Previously when parsing an object with a missing endobj, the code would consume the header of the following object. Here we amend the code to give up searching for an endobj if it finds an integer (presumed to be the start of the next object). We backtrack over that integer and carry on.
author: Robin Watts <robin.watts@artifex.com> 2011-11-15 20:20:05 +0000
committer: Robin Watts <robin.watts@artifex.com> 2011-11-17 18:32:08 +0000
commit: 84037901d3838b85f7c4d61b191376ce2e32b909 (patch)
tree: b6017104a1980dcbc7936eec8aa5b5ba9d7b9e33 /pdf/pdf_repair.c
parent: 8f8794063127610db433c5dd0f6e7f5241308c6f (diff)

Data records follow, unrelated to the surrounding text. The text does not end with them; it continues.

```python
class PPConfig(ctypes.Structure):
    _fields_ = [
        ("voxel_size", c_f * 3),
        ("offset", c_f * 3),
        ("grid_size", c_i32 * 3),
        ("max_voxels", c_i32),
        ("max_num_points", c_i32),
# ... 23 lines not shown
    "pp_effective_precision": (ctypes.c_int, [c_p]),
    "pp_set_anchors": (ctypes.c_int, [c_p, c_p, c_p, c_i64]),
    "pp_voxelize": (ctypes.c_int, [c_p, c_p, ctypes.c_int, ctypes.c_int, c_p, c_p, c_p, c_p, c_p]),
    "pp_anchor_mask": (ctypes.c_int, [c_p, c_p, c_p, c_p, c_p]),
    "pp_pfn": (ctypes.c_int, [c_p, c_p, c_p, c_p, c_p, c_p, c_p]),
    "pp_scatter": (ctypes.c_int, [c_p, c_p, c_p, c_p, c_p, c_p]),
    "pp_backbone": (ctypes.c_int, [c_p, c_p, c_p, c_p]),
    "pp_head": (ctypes.c_int, [c_p, c_p, c_p, c_p, c_p, c_p]),
    "pp_postprocess": (ctypes.c_int, [c_p, c_p, c_p, c_p, c_p, c_p, c_p, ctypes.c_int, c_p]),
    "pp_select_candidates": (ctypes.c_int, [c_p, c_p, c_p, c_p, c_p, c_p, c_p, c_p, c_p]),
    "pp_infer_frame": (ctypes.c_int, [c_p, c_p, ctypes.c_int, c_p, c_p, ctypes.c_int, c_p]),
    "pp_infer_batch": (ctypes.c_int, [c_p, ctypes.POINTER(c_p), ctypes.POINTER(c_i32), ctypes.c_int, c_p, c_p, ctypes.c_int, c_p]),
    "pp_fetch_frame_tensor": (ctypes.c_int, [c_p, ctypes.c_int, ctypes.c_int, c_p, c_p]),
    "pp_set_head_defer": (ctypes.c_int, [c_p, ctypes.c_int]),
    "pp_head_defer_active": (ctypes.c_int, [c_p]),
    "pp_set_assign_thresholds": (ctypes.c_int, [c_p, c_p, c_p]),
    "pp_assign_targets": (ctypes.c_int, [c_p, c_p, c_p, c_p, ctypes.POINTER(c_i32), ctypes.c_int, c_p, c_p, c_p, c_p, c_p]),
    "pp_target_loss": (ctypes.c_int, [c_p, c_p, c_p, c_p, c_p, c_p, c_p, ctypes.c_int, c_p, c_p]),
    "pp_batch_loss": (ctypes.c_int, [c_p, c_p, c_p, ctypes.POINTER(c_i32), ctypes.c_int, c_p, c_p]),
    "pp_target_loss_grad": (ctypes.c_int, [c_p, c_p, c_p, c_p, c_p, c_p, c_p, ctypes.c_int, ctypes.c_int, c_f, c_p, c_p, c_p, c_p]),
    "pp_head_backward": (ctypes.c_int, [c_p, c_p, c_p, c_p, c_p, ctypes.c_int, c_p, c_p, c_p, c_p, c_p, c_p, c_p, c_p]),
    "pp_update_head_weights": (ctypes.c_int, [c_p, c_p, c_p, c_p, c_p, c_p, c_p, c_p]),
    "pp_augment_draw": (ctypes.c_int, [c_p, ctypes.c_uint64, ctypes.c_uint32, ctypes.POINTER(c_i64), ctypes.c_int, ctypes.c_int,
                                       ctypes.POINTER(c_i32), ctypes.c_int, c_p, c_p, c_p, c_p, c_p]),
    "pp_augment_noise": (ctypes.c_int, [c_p, c_p, c_p, c_p, c_p, c_p, ctypes.c_int, ctypes.POINTER(c_i32), ctypes.c_int, c_p, c_p, c_p, c_p]),
    "pp_augment_boxes": (ctypes.c_int, [c_p, c_p, c_p, c_p, c_p, c_p, c_p, c_p, ctypes.POINTER(c_i32), ctypes.c_int, c_p, c_p, c_p, c_p, c_p]),
    "pp_augment_points": (ctypes.c_int, [c_p, c_p, c_p, ctypes.POINTER(c_i32), c_p, c_p, c_p, c_p, c_p, ctypes.POINTER(c_i32), ctypes.c_int,
                                         c_p, c_p]),
    "pp_box_decode": (ctypes.c_int, [c_p, c_p, c_p, c_i64, c_p]),
    "pp_corners2d": (ctypes.c_int, [c_p, c_p, c_p, c_p, c_i64, c_p]),
# ... 48 lines not shown
```

3d_object_detection_amd/csrc/conv.hip:

```cpp
#include <algorithm>
#include <type_traits>
#include <cmath>
#include <cstdio>
#include <cstdlib>
#include <cstring>
#include <unistd.h>
#include "pp_common.h"
#include "conv_common.h"

namespace {

using namespace ppc;

template <int KS, int STRIDE, int TW, int WM, int WN, int MT, int NT, int BTX, int KC, int EPI>
struct ConvCfg {
    static constexpr int TH = 16 / TW;
    static constexpr int TILES = WN * NT;
    static constexpr int BTY = TILES / BTX;
    static constexpr int PW = BTX * TW, PH = BTY * TH;
    static constexpr int IW = (PW - 1) * STRIDE + KS, IH = (PH - 1) * STRIDE + KS;
    static constexpr int HALF = (IW + 1) / 2;
    static constexpr int iwp()
    {
        int v = IW;
// ... 2796 lines not shown
        for (Layer& L : net->layers) {
            int rc = 0;
            {
                const int h = H >> L.level, w = W >> L.level;
                const int hin = (L.kind == 0 && L.stride == 2) ? h * 2 : h, win = (L.kind == 0 && L.stride == 2) ? w * 2 : w;
                if (!can_tune && net->eff_prec == 0) L.var = pick_variant(L.kind, L.stride, L.up, (L.kind == 2) ? head_rows(ctx->cfg.num_anchor_per_loc) : (L.kind == 1 ? L.cout * L.up * L.up : L.cout), h, w, ctx->cfg.num_anchor_per_loc == 9);
                rc = autotune_layer(ctx, L, hin, win, h, w, tin, tout, verbose, can_tune);
                if (rc) { if (tin) { (void)hipFree(tin - W6_FRONT_PAD); (void)hipFree(tout); } return rc; }
            }
            PP_HIP(hipFuncSetAttribute((const void*)L.var.kern, hipFuncAttributeMaxDynamicSharedMemorySize,
                                       (int)layer_lds(L.var, L.cin)));
            if (L.var.kern2) PP_HIP(hipFuncSetAttribute((const void*)L.var.kern2, hipFuncAttributeMaxDynamicSharedMemorySize, (int)L.var.lds));
            rc = pack_layer(ctx, L);
            if (rc) { if (tin) { (void)hipFree(tin - W6_FRONT_PAD); (void)hipFree(tout); } return rc; }
        }
        {
            const Layer& head = net->layers.back();
            net->defer_ok = net->eff_prec == 0 && na == 9 && head.var.family == Family::Gemm1x1 && head.var.prec == 0 && head.var.io16 == 0;
            if (net->defer_ok) {
                const int rc = autotune_head_cls(ctx, tin, verbose, can_tune);
                if (rc) { if (tin) { (void)hipFree(tin - W6_FRONT_PAD); (void)hipFree(tout); } return rc; }
            }
        }
        if (tin) { PP_HIP(hipDeviceSynchronize()); (void)hipFree(tin - W6_FRONT_PAD); (void)hipFree(tout); tune_cache_save(); }
        if (net->up16)
            for (const Layer& L : net->layers)
                if ((L.kind == 1 && L.var.io16 != 3) || (L.kind == 2 && L.var.io16 != 1) ||
                    (L.kind == 0 && L.var.io16 != ((L.stride == 2 && L.level == 0) ? 2 : 3)))
                    return pp_fail(ctx, PP_E_STATE, "fp16s: a layer did not get a 16-bit-tensor tiling (PP_FORCE_VARIANT?)");
    }
// ... 73 lines not shown
    if (bx > 64) bx = 64;
    hipLaunchKernelGGL(norm_relu_stats, dim3(bx, C, B), dim3(256), 0, stream, x, y, C, HW, pre.mode, pre.acc, pre.scale,
                       pre.shift, pre.inv_n, 1e-3f, stat, (size_t)C * HW, STAT_FS, x16, y16);
    PP_HIP(hipGetLastError());
    return 0;
}

}
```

download: mupdf-84037901d3838b85f7c4d61b191376ce2e32b909.tar.xz
1 files changed, 8 insertions, 2 deletions
diff --git a/pdf/pdf_repair.c b/pdf/pdf_repair.c
index 067fe2cf..08adcb99 100644
--- a/pdf/pdf_repair.c
+++ b/pdf/pdf_repair.c
@@ -68,14 +68,20 @@ pdf_repair_obj(fz_stream *file, char *buf, int cap, int *stmofsp, int *stmlenp,
 	while ( tok != PDF_TOK_STREAM &&
 		tok != PDF_TOK_ENDOBJ &&
 		tok != PDF_TOK_ERROR &&
-		tok != PDF_TOK_EOF )
+		tok != PDF_TOK_EOF &&
+		tok != PDF_TOK_INT )
 	{
 		error = pdf_lex(&tok, file, buf, cap, &len);
 		if (error)
 			return fz_rethrow(error, "cannot scan for endobj or stream token");
 	}
 
-	if (tok == PDF_TOK_STREAM)
+	if (tok == PDF_TOK_INT)
+	{
+		while (len-- > 0)
+			fz_unread_byte(file);
+	}
+	else if (tok == PDF_TOK_STREAM)
 	{
 		int c = fz_read_byte(file);
 		if (c == '\r') {
author	Robin Watts <robin.watts@artifex.com>	2011-11-15 20:20:05 +0000
committer	Robin Watts <robin.watts@artifex.com>	2011-11-17 18:32:08 +0000
commit	84037901d3838b85f7c4d61b191376ce2e32b909 (patch)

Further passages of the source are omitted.